For more than 30 years, Data Warehouses have been a central part of the business intelligence landscape. This pattern typically involved bringing structured data together from across the business into a centralised location for business intelligence reporting and analysis. For instance, banks often implemented large data warehouses to combine details from their marketing systems, accounting systems, and mortgage systems to build a single view of the customer. Data Warehouses were often SQL based and built on proprietary technology such as Oracle or SQL Server.
More recently, around 2010, the idea of the Data Lake emerged. Whereas Data Warehouses typically structure and organise their data into a set relational schema as it is ingested, the Data Lake pattern involves storing data which is unstructured or semi structured and leaving decisions about how the data will be processed and analysed until later when it is consumed. Data Lakes are also a better fit for data such as images, log files or other binary files and not just relational data. Finally, instead of being stored within a relational database as per the Warehouse, Lakes are typically stored on low cost Object Storage such as AWS S3 where the data is more open.

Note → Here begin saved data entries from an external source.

__device__ __forceinline__ int64_t sampler_record(const SamplerData& d, int64_t k) {
  const int64_t left = d.n_records - d.cursor;
  return k < left ? d.perm_cur[d.cursor + k] : d.perm_next[(k - left) % d.n_records];
}
__device__ __forceinline__ bool sampler_is_positive(const SamplerData& d, int32_t u, int32_t i) {
  int64_t lo = d.csr_off[u];
// ... 44 lines not shown
    for (int w = 0; w < 32; ++w) {
      const int s = warp_sum[w];
      if (w < wid) before += s;
      total += s;
    }
    if (live) {
      int32_t u, i;
      if (pos) {
        const int64_t r = sampler_record(d, base + before);
        u = d.rec_user[r];
        i = d.rec_item[r];
      } else {
        for (uint32_t attempt = 1;; ++attempt) {
          const uint64_t x = srand3(seed, (uint64_t)(pos0 + b), attempt);
          u = (int32_t)((x >> 32) % (uint64_t)d.total_users);
          i = (int32_t)((x & 0xffffffffull) % (uint64_t)d.total_items);
          if (!sampler_is_positive(d, u, i) || attempt > 1000000u) break;
        }
      }
      uid[b] = u;
      iid[b] = i;
      label[b] = pos ? 1.f : 0.f;
    }
    __syncthreads();
    if (threadIdx.x == 0) base += total;
    __syncthreads();
  }
  if (threadIdx.x == 0) *n_pos_out = (int32_t)base;
}

#define ORX_MAX_QUOTA 64
__global__ void k_sample_per_positive(SamplerData d, uint64_t seed, int64_t pos0, int32_t B, int32_t quota,
                                      int32_t* __restrict__ uid, int32_t* __restrict__ iid, float* __restrict__ label) {
  const int b = blockIdx.x * blockDim.x + threadIdx.x;
  if (b >= B) return;
  const int64_t s = pos0 + b, g = quota + 1;
  const int64_t grp = s / g, grp0 = pos0 / g;
  const int m = (int)(s - grp * g);
  const int64_t r = sampler_record(d, grp - grp0);
  const int32_t u = d.rec_user[r], p = d.rec_item[r];
  int32_t item = p;
  if (m > 0) {
    int32_t cand[ORX_MAX_QUOTA + 1];
    int n = 0, kept = 0;
    uint32_t attempt = 0;
    while (n < quota + 1) {
      const int32_t c = (int32_t)(srand3(seed, (uint64_t)grp, attempt++) % (uint64_t)d.total_items);
      bool dup = false;
      for (int k = 0; k < n; ++k) dup = dup || cand[k] == c;
      if (dup && attempt < 100000u) continue;
      cand[n++] = c;
    }
    for (int k = 0; k < quota + 1; ++k) {
      if (cand[k] == p) continue;
      if (++kept == m) { item = cand[k]; break; }
    }
  }
  uid[b] = u;
  iid[b] = item;
  label[b] = m == 0 ? 1.f : 0.f;
}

This evolution in approach has led to a situation where organisations have both Data Warehouses and Data Lakes within their organisation, and indeed multiple instances of each. Sometimes, the Lake is simply the more modern, strategic and widely used solution, whereas the Warehouse is legacy. In other instances, the two are integrated so that data is exchanged between the two, for instance by surfacing Lake data to Data Analysts through a relational Warehouse.

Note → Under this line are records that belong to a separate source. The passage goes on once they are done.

namespace {
int igemm_launch(const ds_conv_desc *d, const float *x, const float *w, float *z, const float *bias, const float *mask,
                 float *stats, const float *pivot, const float *scale, const float *shift, void *stream) {
    DS_REQUIRE(d && x && w && z, "ds_conv_igemm: null argument");
    DS_REQUIRE(d->Cin > 0 && d->Cout > 0 && d->N > 0 && d->OH > 0 && d->OW > 0, "ds_conv_igemm: bad dims");
    DS_REQUIRE(d->w_n_stride == 1 || d->w_k_stride == 1, "ds_conv_igemm: one weight stride must be 1");
    DS_REQUIRE(!(d->flags & DS_EPI_BIAS) || bias, "ds_conv_igemm: DS_EPI_BIAS without bias");
    DS_REQUIRE(!(d->flags & DS_EPI_MASK) || mask, "ds_conv_igemm: DS_EPI_MASK without mask");
    DS_REQUIRE(!(d->flags & DS_EPI_STATS) || stats, "ds_conv_igemm: DS_EPI_STATS without stats buffer");
    DS_REQUIRE(!(d->flags & DS_EPI_BNSUMS) || (stats && mask && !(d->flags & (DS_EPI_STATS | DS_EPI_MASK)) && d->ldmask >= d->Cout),
               "ds_conv_igemm: DS_EPI_BNSUMS needs the partials buffer (stats), y (mask, ldmask) and excludes STATS / MASK");
    DS_REQUIRE(conv_M(d) < (1ll << 31), "ds_conv_igemm: M too large");
    DS_REQUIRE(d->dtype == DS_DTYPE_F32 || d->dtype == DS_DTYPE_BF16, "ds_conv_igemm: dtype must be DS_DTYPE_F32 or DS_DTYPE_BF16");
    const Variant v = variant_of(d, x, w);
    DS_REQUIRE(!(d->flags & DS_EPI_STATS) || v.vec == dims_vec(d),
               "ds_conv_igemm: DS_EPI_STATS needs 16-byte aligned operand pointers");

    ConvParams p;
    p.d = *d;
    p.x = x; p.w = w; p.z = z; p.bias = bias; p.mask = mask; p.stats = stats;
    p.pivot = (d->flags & DS_EPI_STATS) ? pivot : nullptr;
    p.M = (int)conv_M(d);
    p.taps = d->KH * d->KW;
    static int prio_mode = -1;
    if (prio_mode < 0) {
        const char *e = ds::tune_env("DS_CONV_PRIO");
        prio_mode = e ? atoi(e) : 0;
    }
    p.prio_mode = prio_mode;
    const int64_t x_elems = ((int64_t)d->N * d->H * d->W - 1) * d->ldx + (v.fold ? d->fold_cin : d->Cin);
    const int64_t w_elems = (int64_t)(p.taps - 1) * d->w_tap_stride + (int64_t)(d->Cout - 1) * d->w_n_stride +
                            (int64_t)(d->Cin - 1) * d->w_k_stride + 1;
    DS_REQUIRE(x_elems * 4 < (1ll << 31) && w_elems * 4 < (1ll << 31),
               "ds_conv_igemm: operand larger than 2 GiB (split the batch)");
    p.x_bytes = (unsigned)(x_elems * 4);
    p.w_bytes = (unsigned)(w_elems * 4);
    DS_REQUIRE(!v.fold || (v.bnmajor && v.vec && d->KW == 1 && d->fold_cin % 4 == 0 && d->ldx == d->fold_cin),
               "ds_conv_igemm: fold_cin needs KW=1, n-contiguous 16-byte-aligned weights, ldx==fold_cin");

    DS_REQUIRE(d->dtype != DS_DTYPE_BF16 || (v.vec && d->splits <= 1),
               "ds_conv_igemm: DS_DTYPE_BF16 needs 16-byte aligned operands with channel counts / strides divisible by 4, no split-K");
    const int splits = d->splits > 1 ? d->splits : 1;
    DS_REQUIRE(splits == 1 || (d->flags == 0 && d->z_split_stride >= (int64_t)(conv_M(d) - 1) * d->ldz + d->Cout),
               "ds_conv_igemm: split-K needs flags == 0 and non-overlapping output slabs");
    if (splits == 1) p.d.z_split_stride = 0;
    const TileCfg c = pick_cfg(d, v.vec);
    const bool bnr = (d->flags & DS_EPI_BN_RELU) != 0;
    DS_REQUIRE(!bnr || (d->flags == DS_EPI_BN_RELU && scale && shift && bnr_supported(d, c, v)),
               "ds_conv_igemm: DS_EPI_BN_RELU excludes every other epilogue flag, needs scale / shift and a forward fp32 launch "
               "with 16-byte aligned operands (ds_conv_plan_enable_bn_relu)");
    p.scale = scale; p.shift = shift;
    int gx, gy, rt;
    bool one;
    grid_for(d, c, v, &gx, &gy, &rt, &one);
    DS_REQUIRE((!d->norm_rstd && !d->norm_shift) || (c.wide && d->norm_rstd && d->norm_shift && d->Cin <= 1024),
               "ds_conv_igemm: norm_rstd / norm_shift are implemented by the wide 1x1 kernel only (ds_conv_igemm_norm_supported)");
    DS_REQUIRE((!d->mask_rstd && !d->mask_shift) || ((d->flags & DS_EPI_BNSUMS) && d->mask_rstd && d->mask_shift),
               "ds_conv_igemm: mask_rstd / mask_shift go with DS_EPI_BNSUMS");
    DS_REQUIRE(!(d->flags & DS_EPI_BNSUMS) || c.wide,
               "ds_conv_igemm: DS_EPI_BNSUMS is implemented by the wide 1x1 kernel only (ds_conv_igemm_bnsums_supported)");
    DS_REQUIRE(!(d->flags & (DS_EPI_STATS | DS_EPI_BNSUMS)) || d->partials <= 0 || d->partials == (c.direct ? gx * 4 : gx),
               "ds_conv_igemm: the launch would write %d statistics partials but the plan was made for %d "
               "(a ds_debug_conv_set_* switch changed after planning?)", c.direct ? gx * 4 : gx, d->partials);
    p.row_tiles = rt;
    static int xcd_remap = -1;
    if (xcd_remap < 0) {
        const char *e = ds::tune_env("DS_CONV_XCD_REMAP");
        xcd_remap = e ? atoi(e) : 1;
    }
    dim3 grid(gx, gy, splits);
    p.col_tiles = 0;
    if (one && (c.wide || (xcd_remap && gy > 1)) && !c.direct) {
        p.col_tiles = gy;
        grid = dim3((rt * gy + 7) / 8 * 8, 1, splits);
    }
    if (d->bnb) {
        const ds_bn_bwd_on_load &b = *d->bnb;
        DS_REQUIRE(c.wide && !v.bnmajor && d->Cin <= 1024 && !d->norm_rstd,
                   "ds_conv_igemm: ds_conv_desc.bnb is implemented by the wide 1x1 kernel for k-contiguous weights only "
                   "(ds_conv_igemm_bnb_supported)");
        DS_REQUIRE(b.mean && b.rstd && b.shift && b.coef && b.nseg >= 1 && b.nseg <= 3 && b.c_end[b.nseg - 1] == d->Cin,
                   "ds_conv_igemm: bnb needs mean / rstd / shift / coef and 1..3 channel ranges that end at Cin");
        for (int i = 0; i < b.nseg; ++i) {
            const int cb = i ? b.c_end[i - 1] : 0;
            DS_REQUIRE(b.dy[i] && (((uintptr_t)b.dy[i]) & 15) == 0 && b.ld[i] % 4 == 0 && b.c_end[i] > cb && cb % 16 == 0 &&
                           b.ld[i] >= b.c_end[i] - cb && ((int64_t)(p.M - 1) * b.ld[i] + (b.c_end[i] - cb)) * 4 < (1ll << 31),
                       "ds_conv_igemm: bnb channel range %d (16-byte aligned dy, ld %% 4 == 0, boundaries %% 16 == 0)", i);
        }
        p.bnb = b;
    }
    p.fin = ds_bn_finalize_in_launch{};
    p.fin_inv_count = 0.0;
    if (d->fin) {
        DS_REQUIRE(c.wide && (d->flags & DS_EPI_STATS) && rt <= 256 && d->fin->ticket && d->fin->beta && d->fin->mean &&
                       d->fin->rstd && d->fin->shift && d->fin->count > 0,
                   "ds_conv_igemm: ds_conv_desc.fin needs a DS_EPI_STATS launch of the wide 1x1 kernel with at most 256 partials "
                   "(ds_conv_igemm_finalize_tickets) and beta / mean / rstd / shift / ticket / count");
        p.fin = *d->fin;
        p.fin_inv_count = 1.0 / (double)d->fin->count;
    }
    p.pool_rpb = p.pool_bpi = 0;
    if (d->pool_argmax) {
        DS_REQUIRE(c.wide && v.bnmajor && pool3_nb(d, v.vec) == c.wide && !d->bnb,
                   "ds_conv_igemm: ds_conv_desc.pool_argmax is implemented by the wide 1x1 kernel's forward instantiation only "
                   "(ds_conv_igemm_pool3_supported)");
        pool3_blocks(d, &p.pool_rpb, &p.pool_bpi);
    }
    if (c.wide) launch_wide(c.wide, v.bnmajor, d->bnb != nullptr, grid, (hipStream_t)stream, p);
    else hipLaunchKernelGGL(bnr ? bnr_kernel(c) : kernel_for(c, v), grid, dim3(256), 0, (hipStream_t)stream, p);
    return ds::check_launch("ds_conv_igemm");
}
}

namespace {
int g_bf16d_max_nb = 8;
int bf16d_nb(int Cout, bool x16_1x1) {
    const int top = x16_1x1 && g_bf16d_max_nb > 4 ? 4 : g_bf16d_max_nb;
    int best = top, best_cost = 1 << 30;
    for (int nb = top; nb >= 1; --nb) {
        const int tiles = (Cout + 32 * nb - 1) / (32 * nb);
        const int cost = tiles * (4 + nb);
        if (cost < best_cost) { best_cost = cost; best = nb; }
    }
    return best;
}
bool bf16d_ok(const ds_conv_desc *d) {
    return (d->KH == d->KW) && (d->KH == 1 || d->KH == 3) && d->fold_cin == 0 && d->Cin % 8 == 0 && d->ldx % 4 == 0 &&
           !(d->flags & ~(DS_EPI_STATS | DS_EPI_ACCUM | DS_EPI_BNSUMS)) &&
           !((d->flags & DS_EPI_BNSUMS) && (d->flags & DS_EPI_STATS)) && d->splits <= 1 &&
           ((conv_M(d) - 1) * d->ldz + d->Cout) * 4 < (1ll << 31) &&
           (!(d->flags & DS_EPI_BNSUMS) || ((conv_M(d) - 1) * d->ldmask + d->Cout) * 4 < (1ll << 31));
}
}

extern "C" size_t ds_weights_bf16_bytes(int32_t Cin, int32_t Cout, int32_t taps, int32_t dgrad) {
    const int K = dgrad ? Cout : Cin, Ncol = dgrad ? Cin : Cout;
    return (size_t)((K + 15) / 16) * taps * ((Ncol + 31) / 32 * 32) * 16 * 2;
}

extern "C" int ds_weights_to_bf16(const float *w, void *wb, int32_t Cin, int32_t Cout, int32_t taps, int32_t dgrad,
                                  void *stream) {
    DS_REQUIRE(w && wb && Cin > 0 && Cout > 0 && taps > 0, "ds_weights_to_bf16: bad argument");
    const int64_t total = (int64_t)ds_weights_bf16_bytes(Cin, Cout, taps, dgrad) / 2;
    hipLaunchKernelGGL(weights_to_bf16_kernel, dim3(ds::stream_grid(total, 256)), dim3(256), 0, (hipStream_t)stream, w,
                       (__bf16 *)wb, Cin, Cout, taps, dgrad);
    return ds::check_launch("ds_weights_to_bf16");
}

extern "C" int ds_conv_bf16_supported(const ds_conv_desc *d) { return d && bf16d_ok(d) ? 1 : 0; }

#ifdef DS_TUNING
extern "C" int ds_debug_conv_bf16_set_max_nb(int nb) {
    DS_REQUIRE(nb >= 1 && nb <= 8, "ds_debug_conv_bf16_set_max_nb: 1 .. 8 column blocks per wave");
    g_bf16d_max_nb = nb;
    return 0;
}
#endif

extern "C" int ds_conv_bf16_partials(const ds_conv_desc *d) { return (int)((conv_M(d) + 127) / 128); }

Recently, there has been considerable interest in combining the concepts into what is referred to a single Data Lakehouse. This involves taking the best of the Data Warehouse and Data Lake and delivering them together with one technology solution and one copy of the data. This is a fairly significant technology ask, but if it can be delivered, it has significant benefits:
- Only one technology platform needs to be deployed and managed, reducing cost, overhead and improving time to value;
- This shared data source can be used by Data Analysts and Data Scientists who can adopt common tooling and patterns;
- All data can be stored in the more modern lake structure, avoiding much of the painful ETL development, whilst also giving data analysts the organised and structured interface they need;
In practice, the Data Lakehouse pattern can be thought of as providing a layer over the top of the unstructured Lake, which makes it look like more a Data Warehouse. For instance, by adding the following capabilities over a Data Lake:
- Introducing the concept of relational tables over the unstructured data files;
- Exposing a SQL layer and query engine for querying and updating this data;
- Implementing database mechanisms such as constraints on top of the data;
- Implementing ACID transactions over the data lake.
Again, Databricks have the lead in developing this capability of integrating the Data Warehouse and Data Lake, but they are by no means the only vendor on this journey. Snowflake for instance is moving away from marketing itself as a Data Warehouse to becoming more of a Data Platform, whilst the Azure Synapse Analytics is also bringing this to life in an Azure native solution.
Data Lakehouse can sound like a marketing buzzword, but there is real substance behind it and I believe it is likely to be one of the big transformation stories for data strategy in the enterprise going forward.
In this article we considered Data Lakes and their role in the Modern Data Stack.
We considered how Data Lakes meet some of the historitcal shortcomings of Data Warehouses.
Finally, we discussed how many Data Teams are combining Data Lakes and Data Warehouses, and the downsides of doing this. We also looked at how the two worlds are inreasingly overlapping and unifying in their approach.